(INPUT DATA)

int fh_conv2d_x6_nhwc(const float* in, const void* wx, const float* bias, const float* res, float* out, float* ws,
                      int ksplit, int N, int H, int W, int Cin, int Cout, int KH, int KW, int pad, int stride,
                      void* stream);

int fh_groupnorm_table(const float* stats, const float* gamma, const float* beta, const float* scale, const float* shift,
                       int ss_stride, float* table, int N, int C, void* stream);
int fh_conv2d_x6_norm_supported(int N, int H, int W, int Cin, int Cout);
int fh_conv2d_x6_norm_nhwc(const float* in, const float* ab_table, int act, const void* wx, const float* bias,
                           const float* res, float* out, int N, int H, int W, int Cin, int Cout, void* stream);

typedef struct fh_gn_epilogue {
  double* partial;
  const float* x;
  const float* tab;
  int32_t mode, act;
  const float* in_amax;
} fh_gn_epilogue;
int fh_conv2d_x6_gn_chunks(int ksplit, int N, int H, int W, int Cin, int Cout, int KH, int KW, int pad, int stride);
int fh_conv2d_x6_nhwc_gn(const float* in, const void* wx, const float* bias, const float* res, float* out, float* ws,
                         int ksplit, int N, int H, int W, int Cin, int Cout, int KH, int KW, int pad, int stride,
                         const fh_gn_epilogue* epi, void* stream);
int fh_conv2d_x6_norm_nhwc_gn(const float* in, const float* ab_table, int act, const void* wx, const float* bias,
                              const float* res, float* out, int N, int H, int W, int Cin, int Cout, const fh_gn_epilogue* epi,
                              void* stream);
int fh_groupnorm_finalize(const double* partial, float* out, int N, int chunks, double count, int mode, void* stream);
int fh_groupnorm_bwd_table(const float* stats, const float* gamma, const float* beta, const float* scale, const float* shift,
                           int ss_stride, float* table, int N, int C, void* stream);
int fh_groupnorm_bwd_apply(const float* x, const float* dy, const float* stats, const float* sums, const float* gamma,
                           const float* beta, const float* scale, const float* shift, int ss_stride, float* dx, int N, int P,
                           int C, int act, int accumulate, void* stream);
int fh_groupnorm_bwd_sums(const float* x, const float* dy, const float* stats, const float* gamma, const float* beta,
                          const float* scale, const float* shift, int ss_stride, float* sums, double* scratch, int N, int P,
                          int C, int act, void* stream);
int fh_groupnorm_bwd_apply_ex(const float* x, const float* dy, const float* stats, const float* sums, const float* gamma,
                              const float* beta, const float* scale, const float* shift, int ss_stride, const float* acc_src,
                              const float* add2, float* dx, float* dx2, int csplit, int N, int P, int C, int act, float* amax2,
                              void* stream);

int fh_conv3x3_thin_nhwc(const float* in, const float* w, const float* bias, float* out, int N, int H, int W, int Cin,
                         int Cout, void* stream);
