# hip-satomi/microbeSEG

Measured on AMD Instinct MI355X. Metric: training crops/sec (256px), higher is better.
Workload: dtype f32; 1 GPU; BASELINE configs[1]: DU-Net distance-map training step, filters [64, 1024], 256x256 crops, per-GPU batch 32, fp32, relu/bn, SmoothL1x2 + Adam(amsgrad); global_batch=32, parallelism=dp1, launch=eager

## Files before the change

### microbeseg_amd/csrc/igemm.hip

```cpp
#include "common.h"
#include "igemm_common.h"
#include "bf16_affine.h"

int igemm_p8_try(const MsegIgemm& p, int tr, int m_fastest, int cus, hipStream_t st);

__device__ float g_ident_scale[MSEG_MAX_CH];
__device__ float g_ident_shift[MSEG_MAX_CH];
__global__ void init_ident_kernel() {
  for (int i = blockIdx.x * blockDim.x + threadIdx.x; i < MSEG_MAX_CH; i += gridDim.x * blockDim.x) {
    g_ident_scale[i] = 1.f;
    g_ident_shift[i] = 0.f;
  }
}


template <int BM, int BN, bool PER_SAMPLE, bool GENERIC_ACT>
__global__ __launch_bounds__(256) void igemm_kernel(const MsegIgemm p) {
  using Cfg = IgemmCfg<BM, BN>;
  constexpr int STAGE = (BM + BN) * LDS_STRIDE;
  __shared__ __attribute__((aligned(16))) float lds[2 * STAGE + 4];
  unsigned* tapmask_s = reinterpret_cast<unsigned*>(lds + 2 * STAGE);

  const int tid = threadIdx.x;
  const int lane = tid & 63;
  const int wave = tid >> 6;
  const int wm = wave / Cfg::WN, wn = wave % Cfg::WN;

  const int M = p.NB * p.Ho * p.Wo;
  const int ntiles_n = (p.Ngemm + BN - 1) / BN;
  const int lid = (int)xcd_logical_id(blockIdx.x, gridDim.x);
  const int tile_m = lid / ntiles_n;
  const int tile_n = lid - tile_m * ntiles_n;
  const int m0 = tile_m * BM, n0 = tile_n * BN;

  const int T = p.KH * p.KW;
  const int srow = tid >> 3;
  const int scol = tid & 7;

  const TapGeom geom = make_geom(p);
  RowInfo rows[Cfg::AROWS];
#pragma unroll
  for (int i = 0; i < Cfg::AROWS; ++i) rows[i] = decode_row(p, m0 + srow + 32 * i, M);

  unsigned tapmask = (T >= 32) ? 0xffffffffu : ((1u << T) - 1u);
  if (p.mode == MSEG_MODE_TCONV && p.stride == 2) {
    if (tid == 0) *tapmask_s = 0u;
    __syncthreads();
    unsigned mine = 0u;
    for (int t = 0; t < T; ++t) {
      const int ky = t / p.KW, kx = t - ky * p.KW;
      bool any = false;
#pragma unroll
      for (int i = 0; i < Cfg::AROWS; ++i) {
        int iy, ix;
        any |= tap_coord(geom, rows[i], ky, kx, iy, ix);
      }
      if (any) mine |= (1u << t);
    }
    if (mine) atomicOr(tapmask_s, mine);
    __syncthreads();
    tapmask = *tapmask_s;
    __syncthreads();
  }

  f32x16 acc[Cfg::MB][Cfg::NB];
#pragma unroll
  for (int a = 0; a < Cfg::MB; ++a)
#pragma unroll
    for (int b = 0; b < Cfg::NB; ++b)
#pragma unroll
      for (int r = 0; r < 16; ++r) acc[a][b][r] = 0.f;

  const int nchunks = (p.Cin + KC - 1) / KC;
  const int C0 = p.src[0].C;

  constexpr int NSC = PER_SAMPLE ? Cfg::AROWS : 1;
  float4 ra[Cfg::AROWS], rb[Cfg::BROWS], rsc[NSC], rsh[NSC];
  unsigned amask = 0u;
  int ract = 0;

  auto issue = [&](int chunk, int t, int ky, int kx) {
    const int c = chunk * KC + scol * 4;
    const bool cvalid = c < p.Cin;
    const bool s1 = (p.nsrc > 1) & (c >= C0);
    const float* sptr = s1 ? p.src[1].ptr : p.src[0].ptr;
    const float* sscale = s1 ? p.src[1].scale : p.src[0].scale;
    const float* sshift = s1 ? p.src[1].shift : p.src[0].shift;
    const unsigned sC = (unsigned)(s1 ? p.src[1].C : p.src[0].C);
    const unsigned sss = (unsigned)(s1 ? p.src[1].ss : p.src[0].ss);
    ract = s1 ? p.src[1].act : p.src[0].act;
    const unsigned cl = cvalid ? (unsigned)(s1 ? c - C0 : c) : 0u;
    amask = 0u;
#pragma unroll
    for (int i = 0; i < Cfg::AROWS; ++i) {
      int iy, ix;
      const bool ok = cvalid & tap_coord(geom, rows[i], ky, kx, iy, ix);
      const unsigned pix = (unsigned)((rows[i].n * p.Hi + iy) * p.Wi + ix) & (0u - (unsigned)ok);
      const size_t off = (size_t)pix * sC + (cl & (0u - (unsigned)ok));
      ra[i] = *reinterpret_cast<const float4*>(sptr + off);
      amask |= (unsigned)ok << i;
    }
    const bool has_aff = sscale != nullptr;
    const float* scp = has_aff ? sscale : g_ident_scale;
    const float* shp = has_aff ? sshift : g_ident_shift;
#pragma unroll
    for (int i = 0; i < NSC; ++i) {
      const unsigned n = PER_SAMPLE ? (unsigned)(rows[i].n < 0 ? 0 : rows[i].n) : 0u;
      const size_t o = (size_t)n * (has_aff ? sss : 0u) + cl;
      rsc[i] = *reinterpret_cast<const float4*>(scp + o);
      rsh[i] = *reinterpret_cast<const float4*>(shp + o);
    }
    const float* wt = p.w + ((size_t)t * p.Npad) * p.Kpad;
#pragma unroll
    for (int i = 0; i < Cfg::BROWS; ++i)
      rb[i] = *reinterpret_cast<const float4*>(wt + (size_t)(n0 + srow + 32 * i) * p.Kpad + c);
  };

  auto commit = [&](float* As, float* Bs) {
    const float lo = (ract == MSEG_ACT_RELU) ? 0.f : -3.402823466e38f;
#pragma unroll
    for (int i = 0; i < Cfg::AROWS; ++i) {
      float4 v = ra[i];
      if (GENERIC_ACT) {
        v = act_fwd4(v, ract);
      } else {
        v.x = fmaxf(v.x, lo); v.y = fmaxf(v.y, lo); v.z = fmaxf(v.z, lo); v.w = fmaxf(v.w, lo);
      }
      const float4 sc = rsc[PER_SAMPLE ? i : 0], sh = rsh[PER_SAMPLE ? i : 0];
      const bool ok = (amask >> i) & 1u;
      v.x = ok ? v.x * sc.x + sh.x : 0.f;
      v.y = ok ? v.y * sc.y + sh.y : 0.f;
      v.z = ok ? v.z * sc.z + sh.z : 0.f;
      v.w = ok ? v.w * sc.w + sh.w : 0.f;
      *reinterpret_cast<float4*>(As + (srow + 32 * i) * LDS_STRIDE + scol * 4) = v;
    }
#pragma unroll
    for (int i = 0; i < Cfg::BROWS; ++i)
      *reinterpret_cast<float4*>(Bs + (srow + 32 * i) * LDS_STRIDE + scol * 4) = rb[i];
  };

  struct Pos { int chunk, t, ky, kx; };
  const int KWm1 = p.KW - 1;
  auto advance = [&](Pos q, bool& ok) -> Pos {
    ok = true;
    for (;;) {
      const int wrap = (q.kx == KWm1) ? 1 : 0;
      q.t += 1;
      q.kx = wrap ? 0 : q.kx + 1;
      q.ky += wrap;
      if (q.t >= T) {
        q.t = 0; q.ky = 0; q.kx = 0; q.chunk += 1;
        if (q.chunk >= nchunks) { ok = false; return q; }
      }
      if (tapmask & (1u << q.t)) return q;
    }
  };

  Pos pos = {0, -1, 0, -1};
  bool have = false;
  if (tapmask != 0u) pos = advance(pos, have);
  int cur = 0;
  if (have) {
    issue(pos.chunk, pos.t, pos.ky, pos.kx);
    commit(lds, lds + BM * LDS_STRIDE);
  }
  __syncthreads();

#ifdef MSEG_ABLATE
  const int abl = p.Cq >> 16;
  if ((abl & 16) && ((blockIdx.x >> 8) & 1)) {
    __builtin_amdgcn_s_sleep(48);
  }
  long long t_issue = 0, t_mfma = 0, t_commit = 0, t_bar = 0;
#define STAMP(var) do { if (abl & 32) { __builtin_amdgcn_sched_barrier(0); var = __builtin_amdgcn_s_memtime(); __builtin_amdgcn_s_waitcnt(0xC07F); __builtin_amdgcn_sched_barrier(0); } } while (0)
  long long s0 = 0, s1 = 0, s2 = 0, s3 = 0, s4 = 0;
#else
#define STAMP(var)
#endif
  const int li = lane & 31, lh = lane >> 5;
  while (have) {
    bool have_next;
    const Pos nxt = advance(pos, have_next);
    if (have_next) pos = nxt;
    STAMP(s0);
#ifdef MSEG_ABLATE
    if (!(abl & 1))
#endif
    issue(pos.chunk, pos.t, pos.ky, pos.kx);
    STAMP(s1);

    const float* As = lds + cur * STAGE;
    const float* Bs = As + BM * LDS_STRIDE;
#pragma unroll
    for (int kk = 0; kk < KC / 8; ++kk) {
      float4 af[Cfg::MB], bf[Cfg::NB];
#pragma unroll
      for (int a = 0; a < Cfg::MB; ++a)
        af[a] = *reinterpret_cast<const float4*>(As + (wm * Cfg::TM + a * 32 + li) * LDS_STRIDE + kk * 8 + lh * 4);
#pragma unroll
      for (int b = 0; b < Cfg::NB; ++b)
        bf[b] = *reinterpret_cast<const float4*>(Bs + (wn * Cfg::TN + b * 32 + li) * LDS_STRIDE + kk * 8 + lh * 4);
#ifdef MSEG_ABLATE
      if (abl & 4) { asm volatile("" :: "v"(af[0].x), "v"(bf[0].x)); continue; }
#endif
#pragma unroll
      for (int a = 0; a < Cfg::MB; ++a)
#pragma unroll
        for (int b = 0; b < Cfg::NB; ++b) {
          acc[a][b] = __builtin_amdgcn_mfma_f32_32x32x2f32(af[a].x, bf[b].x, acc[a][b], 0, 0, 0);
          acc[a][b] = __builtin_amdgcn_mfma_f32_32x32x2f32(af[a].y, bf[b].y, acc[a][b], 0, 0, 0);
          acc[a][b] = __builtin_amdgcn_mfma_f32_32x32x2f32(af[a].z, bf[b].z, acc[a][b], 0, 0, 0);
          acc[a][b] = __builtin_amdgcn_mfma_f32_32x32x2f32(af[a].w, bf[b].w, acc[a][b], 0, 0, 0);
        }
    }
    float* An = lds + (cur ^ 1) * STAGE;
#ifdef MSEG_ABLATE
    STAMP(s2);
    if (!(abl & 8)) commit(An, An + BM * LDS_STRIDE);
    STAMP(s3);
    if (!(abl & 2)) __syncthreads();
    STAMP(s4);
    t_issue += s1 - s0; t_mfma += s2 - s1; t_commit += s3 - s2; t_bar += s4 - s3;
#else
    commit(An, An + BM * LDS_STRIDE);
    __syncthreads();
#endif
    cur ^= 1;
    have = have_next;
  }

#ifdef MSEG_ABLATE
  if ((abl & 32) && p.dst1 && lane == 0 && blockIdx.x < 1024) {
    float* dbg = p.dst1 + ((size_t)blockIdx.x * 4 + wave) * 4;
    dbg[0] = (float)t_issue; dbg[1] = (float)t_mfma; dbg[2] = (float)t_commit; dbg[3] = (float)t_bar;
  }
#endif
  igemm_epilogue<IgemmCfg<BM, BN>>(acc, m0, n0, wm, wn, lane, M);
}
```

(End INPUT DATA)

§ ASSIGNMENT
Once the line containing "int fh_conv2d_x6_norm_nhwc_gn(const float*" has been retyped, stop. Begin at the first line of the material and reproduce every line up to it exactly.

§ RESPONSE
int fh_conv2d_x6_nhwc(const float* in, const void* wx, const float* bias, const float* res, float* out, float* ws,
                      int ksplit, int N, int H, int W, int Cin, int Cout, int KH, int KW, int pad, int stride,
                      void* stream);

int fh_groupnorm_table(const float* stats, const float* gamma, const float* beta, const float* scale, const float* shift,
                       int ss_stride, float* table, int N, int C, void* stream);
int fh_conv2d_x6_norm_supported(int N, int H, int W, int Cin, int Cout);
int fh_conv2d_x6_norm_nhwc(const float* in, const float* ab_table, int act, const void* wx, const float* bias,
                           const float* res, float* out, int N, int H, int W, int Cin, int Cout, void* stream);

typedef struct fh_gn_epilogue {
  double* partial;
  const float* x;
  const float* tab;
  int32_t mode, act;
  const float* in_amax;
} fh_gn_epilogue;
int fh_conv2d_x6_gn_chunks(int ksplit, int N, int H, int W, int Cin, int Cout, int KH, int KW, int pad, int stride);
int fh_conv2d_x6_nhwc_gn(const float* in, const void* wx, const float* bias, const float* res, float* out, float* ws,
                         int ksplit, int N, int H, int W, int Cin, int Cout, int KH, int KW, int pad, int stride,
                         const fh_gn_epilogue* epi, void* stream);
int fh_conv2d_x6_norm_nhwc_gn(const float* in, const float* ab_table, int act, const void* wx, const float* bias,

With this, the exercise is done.